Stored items
********

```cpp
int inf_neumann_vector_pair(InfNet* na, const float* xa, const float* ea, InfNet* nb, const float* xb,
                            const float* eb, const float* ncoeff, int n_terms, float* wa, float* wb, int B, void* ws,
                            size_t ws_bytes, void* stream) {
  if (!na || !nb || !xa || !xb || !ea || !eb || !ncoeff || !wa || !wb || B <= 0 || n_terms < 0 || !same_shape(na, nb))
    return INF_ERR_INVALID;
  const size_t half = ws_bytes / 2;
  char* w1 = reinterpret_cast<char*>(ws) + half;
  if (!fused_pair(na, nb) || n_terms == 0) {
    INF_TRY(inf_neumann_vector(na, xa, ea, ncoeff, n_terms, wa, B, ws, half, stream));
    return inf_neumann_vector(nb, xb, eb, ncoeff, n_terms, wb, B, w1, half, stream);
  }
  hipStream_t s = (hipStream_t)stream;
  Bufs bfs[2];
  INF_TRY(carve_ws(na, B, 1, ws, half, bfs[0]));
  INF_TRY(carve_ws(nb, B, 1, w1, half, bfs[1]));
  InfNet* nets[2] = {na, nb};
  const float* xs[2] = {xa, xb};
  const float* es[2] = {ea, eb};
  float* wouts[2] = {wa, wb};
  float* outs[2] = {nullptr, nullptr};
  return series_fused(nets, xs, es, 2, nullptr, n_terms, outs, B, bfs, s, 3u, wouts, ncoeff);
}

int inf_logdet_neumann(InfNet* n, const float* x, const float* vareps, const float* ncoeff, int n_terms, float* out,
                       int B, void* ws, size_t ws_bytes, void* stream) {
  if (!n || !x || !vareps || !ncoeff || !out || B <= 0 || n_terms < 0) return INF_ERR_INVALID;
  hipStream_t s = (hipStream_t)stream;
  Bufs bf;
  INF_TRY(carve_ws(n, B, 1, ws, ws_bytes, bf));
  const float *xi, *ei;
  INF_TRY(to_internal(n, x, bf.xin, B, s, &xi));
  INF_TRY(to_internal(n, vareps, bf.eps_t, B, s, &ei));
  INF_TRY(neumann_w(n, xi, ei, ncoeff, n_terms, B, bf, s));
  INF_TRY(run_vjp(n, bf.tmp, bf.va, xi, ei, bf.part, B, bf, s));
  const float one = 1.f;
  return launch_series_combine(bf.part, &one, 1, B, bf.nchunk, out, s);
}

int inf_logdet_exact(InfNet* n, const float* x, float* out, int B, void* ws, size_t ws_bytes, void* stream) {
  if (!n || !x || !out || B <= 0) return INF_ERR_INVALID;
  if (!n->fc || n->d > 16 || n->pre_act != ACT_NONE) return INF_ERR_UNSUPPORTED;
  hipStream_t s = (hipStream_t)stream;
  Bufs bf;
  INF_TRY(carve_ws(n, B, 1, ws, ws_bytes, bf));
  if (n->fcfused) {
    const float* xi;
    INF_TRY(to_internal(n, x, bf.xin, B, s, &xi));
    FcArgs f = fc_args(n, xi, B);
    f.logdet = out;
    if (fcnet_supported(f, true)) return launch_fcnet(f, true, s);
  }
  const float* tang = nullptr;
  INF_TRY(fc_jacobian(n, x, B, bf, &tang, s));
  return launch_logdet_small(tang, out, n->d, B, B, s);
}

int inf_logdet_exact_trace(InfNet* n, const float* x, const float* coeff, int n_terms, float* out, int B, void* ws,
                           size_t ws_bytes, void* stream) {
  if (!n || !x || !coeff || !out || B <= 0 || n_terms < 1 || n_terms > SERIES_MAX) return INF_ERR_INVALID;
  if (!n->fc || n->d > 16 || n->pre_act != ACT_NONE) return INF_ERR_UNSUPPORTED;
  hipStream_t s = (hipStream_t)stream;
  Bufs bf;
  INF_TRY(carve_ws(n, B, 1, ws, ws_bytes, bf));
  const float* tang = nullptr;
  INF_TRY(fc_jacobian(n, x, B, bf, &tang, s));
  return launch_trace_series(tang, coeff, n_terms, out, n->d, B, B, s);
}

}
```

implicit-normalizing-flows_amd/csrc/engine_plan.hip:

```cpp
#include <memory>
#include <new>

#include "engine.h"

using namespace inf;

namespace {

int round_up(int x, int m) { return (x + m - 1) / m * m; }

bool fused_act_kind(int act) {
  return act == ACT_SWISH || act == ACT_SIN || act == ACT_ELU || act == ACT_SOFTPLUS || act == ACT_RELU;
}

int act_of_kind(int kind) {
  switch (kind) {
    case INF_ACT_SWISH: return ACT_SWISH;
    case INF_ACT_SIN: return ACT_SIN;
    case INF_ACT_ELU: return ACT_ELU;
    case INF_ACT_SOFTPLUS: return ACT_SOFTPLUS;
    case INF_ACT_RELU: return ACT_RELU;
    case INF_ACT_LCUBE: return ACT_LCUBE;
    case INF_ACT_IDENTITY: return ACT_IDENTITY;
    case INF_ACT_ZERO: return ACT_ZERO;
    default: return -1;
  }
}

struct FusedSizes {
  size_t n[6];
  explicit FusedSizes(const InfNet* net) {
    n[0] = n[1] = (size_t)net->fhid * net->K1pad;
    n[2] = n[3] = (size_t)net->fhid * net->fhid;
    n[4] = n[5] = (size_t)net->M3pad * net->fhid;
  }
  size_t sum() const { return n[0] + n[1] + n[2] + n[3] + n[4] + n[5]; }
};

int parse_mfma(const char* mm, bool has_bf16x6, int* mode) {
  if (!mm || !*mm) return INF_OK;
  if (!strcmp(mm, "f32") || !strcmp(mm, "fp32")) *mode = INF_MFMA_F32;
  else if (!strcmp(mm, "bf16x6")) *mode = has_bf16x6 ? INF_MFMA_BF16X6 : INF_MFMA_F32;
  else if (strcmp(mm, "f16x3") != 0) {
    fprintf(stderr, "libinflow: INFLOW_MFMA=%s is not one of f32, fp32, bf16x6, f16x3\n", mm);
    return INF_ERR_INVALID;
  }
  return INF_OK;
}

struct NetOption {
  int id;
  int InfNet::*slot;
  int hi;
  const char* env;
  const char* names[4];
  bool resets_f0;
};
const NetOption OPTIONS[] = {
    {INF_OPT_FUSED_K128, &InfNet::k128, 3, "INFLOW_FUSED_K128", {"0", "1", "2", "3"}, true},
    {INF_OPT_EVAL_OVERLAP, &InfNet::eval_overlap, 1, "INFLOW_EVAL_OVERLAP", {"0", "1"}, false},
    {INF_OPT_CONVERGENCE, &InfNet::convergence, 1, "INFLOW_CONVERGENCE", {"global", "per_sample"}, false},
    {INF_OPT_LINE_SEARCH, &InfNet::line_search, 1, nullptr, {}, false},
    {INF_OPT_K128_EXACT_SCALE, &InfNet::exact_scale, 1, nullptr, {}, true},
    {INF_OPT_FC_BLOCK, &InfNet::fc_block, 2, "INFLOW_FC_BLOCK", {"0", "1", "2"}, false},
    {INF_OPT_FC_SERIES, &InfNet::fc_series, 1, "INFLOW_FC_SERIES", {"0", "1"}, false},
    {INF_OPT_FC_SKINNY, &InfNet::fc_skinny, 1, nullptr, {}, false},
    {INF_OPT_FUSED_PRESPLIT, &InfNet::presplit, 1, "INFLOW_FUSED_PRESPLIT", {"0", "1"}, false},
};
const NetOption* find_option(int id) {
  for (const NetOption& o : OPTIONS)
    if (o.id == id) return &o;
  return nullptr;
}

void free_net(InfNet* n) {
  if (!n) return;
  if (n->dev) (void)hipFree(n->dev);
  if (n->scratch) (void)hipFree(n->scratch);
  if (n->f0) (void)hipFree(n->f0);
  if (n->fch) (void)hipFree(n->fch);
  if (n->fchexp) (void)hipFree(n->fchexp);
  delete n;
}
struct NetDeleter {
  void operator()(InfNet* n) const { free_net(n); }
};

size_t per_sample_hidden(const InfNet* n) {
  return (size_t)n->hidden_max * (n->fc ? 1 : (n->fused ? std::max(n->P, n->fpix) : n->P));
}

}

size_t inf::carve(const InfNet* n, int B, int T, void* ws, size_t cap, Bufs& b) {
  WS w{reinterpret_cast<char*>(ws), cap, 0};
  const size_t E = (size_t)B * n->d;
  const size_t Hs = (size_t)B * per_sample_hidden(n);
  const size_t Ys = (size_t)B * n->rows_max * (n->fc ? 1 : n->P);
  const int nchunk = n->fc ? fc_nchunk(n->d) : out_nchunk(n->d);
  b.nchunk = nchunk;
  b.snchunk = n->fused ? std::max(nchunk, std::max(n->P / 32, n->ftiles)) : nchunk;
  b.h0 = w.take<float>(Hs);
  b.h1 = w.take<float>(Hs);
  b.Y = w.take<float>(Ys);
  b.Y2 = n->fused ? w.take<float>(Ys) : nullptr;
  b.D.resize(n->L.size() > 0 ? n->L.size() - 1 : 0);
  for (auto& p : b.D) p = w.take<float>(Hs);
  float** vecs[] = {&b.xin, &b.xemb, &b.fx, &b.xa, &b.xb, &b.ga, &b.gb, &b.upd,
                    &b.dx, &b.dg, &b.lowest, &b.va, &b.vb, &b.eps_t, &b.zero, &b.tmp, &b.fcur, &b.flow,
                    &b.fspec, &b.ps_lowx, &b.ps_lowf};
  for (float** v : vecs) *v = w.take<float>(E);
  b.U = w.take<float>((size_t)T * E);
  b.VT = w.take<float>((size_t)T * E);
  if (n->fc && n->d <= 16) {
    const size_t ext = (size_t)(n->d + 1) * B * std::max(n->hidden_max, n->d);
    b.ext0 = w.take<float>(ext);
    b.ext1 = w.take<float>(ext);
  } else {
    b.ext0 = b.ext1 = nullptr;
  }
  b.part = w.take<double>((size_t)B * std::max(nchunk, b.snchunk) * SERIES_MAX);
  const int bch = (n->d + 1023) / 1024;
  b.bpart = w.take<double>((size_t)B * bch * (3 * (size_t)T + 2) + 64);
  b.sumsq = w.take<double>((size_t)B + 1);
  b.counter = w.take<unsigned int>(64);
  b.ps_state = w.take<double>((size_t)B * (PS_HEAD + T));
  b.ps_active = w.take<int>((size_t)B);
  b.ps_improved = w.take<int>((size_t)B);
  if (n->fc) {
    b.bk_sync_bytes = 16 + sizeof(unsigned long long) * 8 * (size_t)fcblock_grid(B);
    b.bk_sync = reinterpret_cast<unsigned*>(w.take<char>(b.bk_sync_bytes));
    b.bk_out_bytes = sizeof(FcBlockStats) + (sizeof(int) * 3 + sizeof(double)) * (size_t)B + 64;
    b.bk_out = w.take<char>(b.bk_out_bytes);
  } else {
    b.bk_sync = nullptr;
    b.bk_out = nullptr;
    b.bk_sync_bytes = b.bk_out_bytes = 0;
  }
  b.kslab_bytes = (n->fc && n->d > FC_NARROW_MAX) ? SKINNY_SLAB_BYTES : 0;
  b.kslab = b.kslab_bytes ? w.take<float>(b.kslab_bytes / sizeof(float)) : nullptr;
  return w.off + 256;
}
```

********

What to produce. Where the word "OPTIONS" appears in a line of the entries, copy that line.

Written response.
const NetOption OPTIONS[] = {
  for (const NetOption& o : OPTIONS)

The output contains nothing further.